Saved data entries:
__device__ __forceinline__ void xf_store_head(uint8_t* row, const XfHead& h) {
  const uint64_t q1 = (uint64_t)__double_as_longlong(h.g);
  const uint64_t q2 = (uint64_t)__float_as_uint(h.w) | ((uint64_t)__float_as_uint(h.n) << 32);
  const uint64_t q3 = (uint64_t)__float_as_uint(h.z) | ((uint64_t)h.flags << 32);
  xf_st32(row, h.key, q1, q2, q3);
}

template <bool INSERT, bool ADMIT = false, bool STAMP = false>
__device__ __forceinline__ int64_t xf_probe_from(const XfTableView& t, uint64_t key, uint64_t s, XfHead& h,
                                                 const XfAdmitView* adm = nullptr, bool* rejected = nullptr,
                                                 const XfStampView* sv = nullptr) {
  for (int probes = 0; probes < XF_MAX_PROBE; ++probes) {
    if (h.key == key) return (int64_t)s;
    if (h.key == XF_EMPTY_KEY) {
      if (!INSERT) return -1;
      if (ADMIT && !xf_admit(*adm, key)) {
        *rejected = adm->mode != XF_ADM_NEVER;
        return -1;
      }
      unsigned long long old =
          atomicCAS(reinterpret_cast<unsigned long long*>(xf_row(t, s)), (unsigned long long)XF_EMPTY_KEY,
                    (unsigned long long)key);
      if (old == XF_EMPTY_KEY) {
        unsigned m = __activemask();
        int leader = __ffs(m) - 1;
        if ((int)(threadIdx.x & 31) == leader) {
          atomicAdd(t.size, (unsigned long long)__popc(m));
          if (ADMIT) atomicAdd(adm->admitted, (unsigned long long)__popc(m));
        }
        if (STAMP && sv->stamp != nullptr) sv->stamp[s] = sv->now;
        h.key = key; h.flags = 0; h.w = 0.f; h.n = 0.f; h.z = 0.f;
        h.g = t.lazy ? 0.0 : -0.0;
        return (int64_t)s;
      }
      if (old == key) {
        h.key = key;
        return (int64_t)s;
      }
    }
    s = xf_probe_slot(t, key, (uint32_t)probes + 1u);
    h = xf_load_head(xf_row(t, s));
  }
  *t.error = 1;
  return -1;
}

template <bool INSERT, bool STAMP = false>
__device__ __forceinline__ int64_t xf_probe(const XfTableView& t, uint64_t key, XfHead* head,
                                            const XfStampView* sv = nullptr) {
  const uint64_t s = xf_home_slot(t, key);
  XfHead h = xf_load_head(xf_row(t, s));
  const int64_t r = xf_probe_from<INSERT, false, STAMP>(t, key, s, h, nullptr, nullptr, sv);
  *head = h;
  return r;
}


__device__ __forceinline__ float xf_sigmoid(float x) {
  if (x < -30.f) return (float)1e-6;
  if (x > 30.f) return 1.0f;
  const double ex = exp((double)x * 0.9999999998311266);
  return (float)(ex / (1.0 + ex));
}

__device__ __forceinline__ void xf_ftrl_coord(const XfTableView& t, float g, float& w, float& n, float& z) {
  float old_n = n;
  float nn = __fadd_rn(old_n, __fmul_rn(g, g));
  float sig = __fdiv_rn(__fsub_rn(__fsqrt_rn(nn), __fsqrt_rn(old_n)), t.alpha);
  z = __fadd_rn(z, __fsub_rn(g, __fmul_rn(sig, w)));
  n = nn;
  if (fabsf(z) <= t.lambda1) {
    w = 0.0f;
  } else {
    float tmpr = 0.0f;
    if (z > 0.0f) tmpr = __fsub_rn(z, t.lambda1);
    if (z < 0.0f) tmpr = __fadd_rn(z, t.lambda1);
    float tmpl = -__fadd_rn(__fdiv_rn(__fadd_rn(t.beta, __fsqrt_rn(n)), t.alpha), t.lambda2);
    w = __fdiv_rn(tmpr, tmpl);
  }
}

__device__ __forceinline__ void xf_sgd_coord(const XfTableView& t, float g, float& w) {
  w = __fsub_rn(w, __fmul_rn(t.learning_rate, g));
}

__device__ __forceinline__ void xf_opt_coord(const XfTableView& t, float g, float& w, float& n, float& z) {
  if (t.opt == XF_OPT_FTRL) xf_ftrl_coord(t, g, w, n, z);
  else xf_sgd_coord(t, g, w);
}

__device__ __forceinline__ float xf_div_rows_plain(float g, double rows) { return (float)((double)g / rows); }
__device__ __forceinline__ float xf_div_rows(float g, double rows) {
  const long long b = __double_as_longlong(rows);
  if ((b & 0x000FFFFFFFFFFFFFll) == 0ll && b > 0ll) {
    const double inv = __longlong_as_double((2046ll << 52) - b);
    return (float)((double)g * inv);
  }
  return (float)((double)g / rows);
}

__device__ __forceinline__ float xf_ftrl_w(const XfTableView& t, float z, float n) {
  if (fabsf(z) <= t.lambda1) return 0.0f;
  float tmpr = 0.0f;
  if (z > 0.0f) tmpr = __fsub_rn(z, t.lambda1);
  if (z < 0.0f) tmpr = __fadd_rn(z, t.lambda1);
  const float tmpl = -__fadd_rn(__fdiv_rn(__fadd_rn(t.beta, __fsqrt_rn(n)), t.alpha), t.lambda2);
  return __fdiv_rn(tmpr, tmpl);
}
__device__ __forceinline__ double xf_pow2(int e) { return __longlong_as_double((long long)(1023 + e) << 52); }
__device__ __forceinline__ long long xf_fix_of(float residual, int shift) {
  return __double2ll_rn((double)residual * xf_pow2(shift));
}

__device__ __forceinline__ uint64_t xf_raw_q2(const XfHead& h) {
  return (uint64_t)__float_as_uint(h.w) | ((uint64_t)__float_as_uint(h.n) << 32);
}
__device__ __forceinline__ uint64_t xf_raw_q3(const XfHead& h) {
  return (uint64_t)__float_as_uint(h.z) | ((uint64_t)h.flags << 32);
}
__device__ __forceinline__ uint64_t xf_raw_q1(const XfHead& h) { return (uint64_t)__double_as_longlong(h.g); }
__device__ __forceinline__ uint32_t xf_lazy_check(uint64_t q2) {
  const uint32_t c = (uint32_t)q2 ^ (uint32_t)(q2 >> 32) ^ 0xA5A5A5A5u;
  return c ? c : 1u;
}
__device__ __forceinline__ float xf_lazy_fold(const XfTableView& t, uint64_t q1, uint64_t q2, uint64_t q3, uint32_t seq,
                                              uint64_t& q2_new) {
  const uint32_t tag = (uint32_t)(q3 & XF_TAG_MASK);
  const bool pending = tag != 0u && tag != seq;
  float g = 0.f;
  if (pending) {
    const long long gfix = (long long)q3 >> 16;
    const uint64_t rs = __ldg(t.rows_by_seq + tag);
    g = xf_div_rows_plain((float)((double)gfix * xf_pow2(-(int)(rs >> 32))), (double)(uint32_t)rs);
  }
  const float a = __uint_as_float((uint32_t)q2), b = __uint_as_float((uint32_t)(q2 >> 32));
  if (t.opt == XF_OPT_FTRL) {
    float n = a, z = b;
    float w = ((uint32_t)(q1 >> 32) == xf_lazy_check(q2)) ? __uint_as_float((uint32_t)q1) : xf_ftrl_w(t, z, n);
    if (pending) xf_ftrl_coord(t, g, w, n, z);
    q2_new = (uint64_t)__float_as_uint(n) | ((uint64_t)__float_as_uint(z) << 32);
    return w;
  }
  float w = a;
  if (pending) xf_sgd_coord(t, g, w);
  q2_new = (uint64_t)__float_as_uint(w);
  return w;
}
__device__ __forceinline__ void xf_apply_pending(const XfTableView& t, XfHead& h) {
  if (!t.lazy) return;
  uint64_t q2n;
  const float w = xf_lazy_fold(t, xf_raw_q1(h), xf_raw_q2(h), xf_raw_q3(h), 0xFFFFFFFFu, q2n);
  h.w = w;
  if (t.opt == XF_OPT_FTRL) {
    h.n = __uint_as_float((uint32_t)q2n);
    h.z = __uint_as_float((uint32_t)(q2n >> 32));
  } else {
    h.n = 0.f;
    h.z = 0.f;
  }
  h.flags = 0u;
  h.g = 0.0;
}
__device__ __forceinline__ bool xf_lazy_has_pending(const XfHead& raw) { return (xf_raw_q3(raw) & XF_TAG_MASK) != 0ull; }
__device__ __forceinline__ void xf_lazy_store(const XfTableView& t, uint8_t* rowp, const XfHead& h, bool keep_w = false) {
  const bool ftrl = t.opt == XF_OPT_FTRL;
  const uint64_t q2 = ftrl ? ((uint64_t)__float_as_uint(h.n) | ((uint64_t)__float_as_uint(h.z) << 32))
                           : (uint64_t)__float_as_uint(h.w);
  uint64_t q1 = 0ull;
  if (keep_w && ftrl && __float_as_uint(h.w) != __float_as_uint(xf_ftrl_w(t, h.z, h.n)))
    q1 = (uint64_t)__float_as_uint(h.w) | ((uint64_t)xf_lazy_check(q2) << 32);
  xf_st32(rowp, h.key, q1, q2, 0ull);
}
__device__ __forceinline__ void xf_store_head_t(const XfTableView& t, uint8_t* rowp, const XfHead& h) {
  if (t.lazy) xf_lazy_store(t, rowp, h);
  else xf_store_head(rowp, h);
}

◆ WHAT YOU WILL DO
What is needed is a word-for-word copy of the records above, from the first line through the line that contains "const uint64_t q2 = (uint64_t)__float_as_uint(h.w)".

◆ WRITTEN RESPONSE
__device__ __forceinline__ void xf_store_head(uint8_t* row, const XfHead& h) {
  const uint64_t q1 = (uint64_t)__double_as_longlong(h.g);
  const uint64_t q2 = (uint64_t)__float_as_uint(h.w) | ((uint64_t)__float_as_uint(h.n) << 32);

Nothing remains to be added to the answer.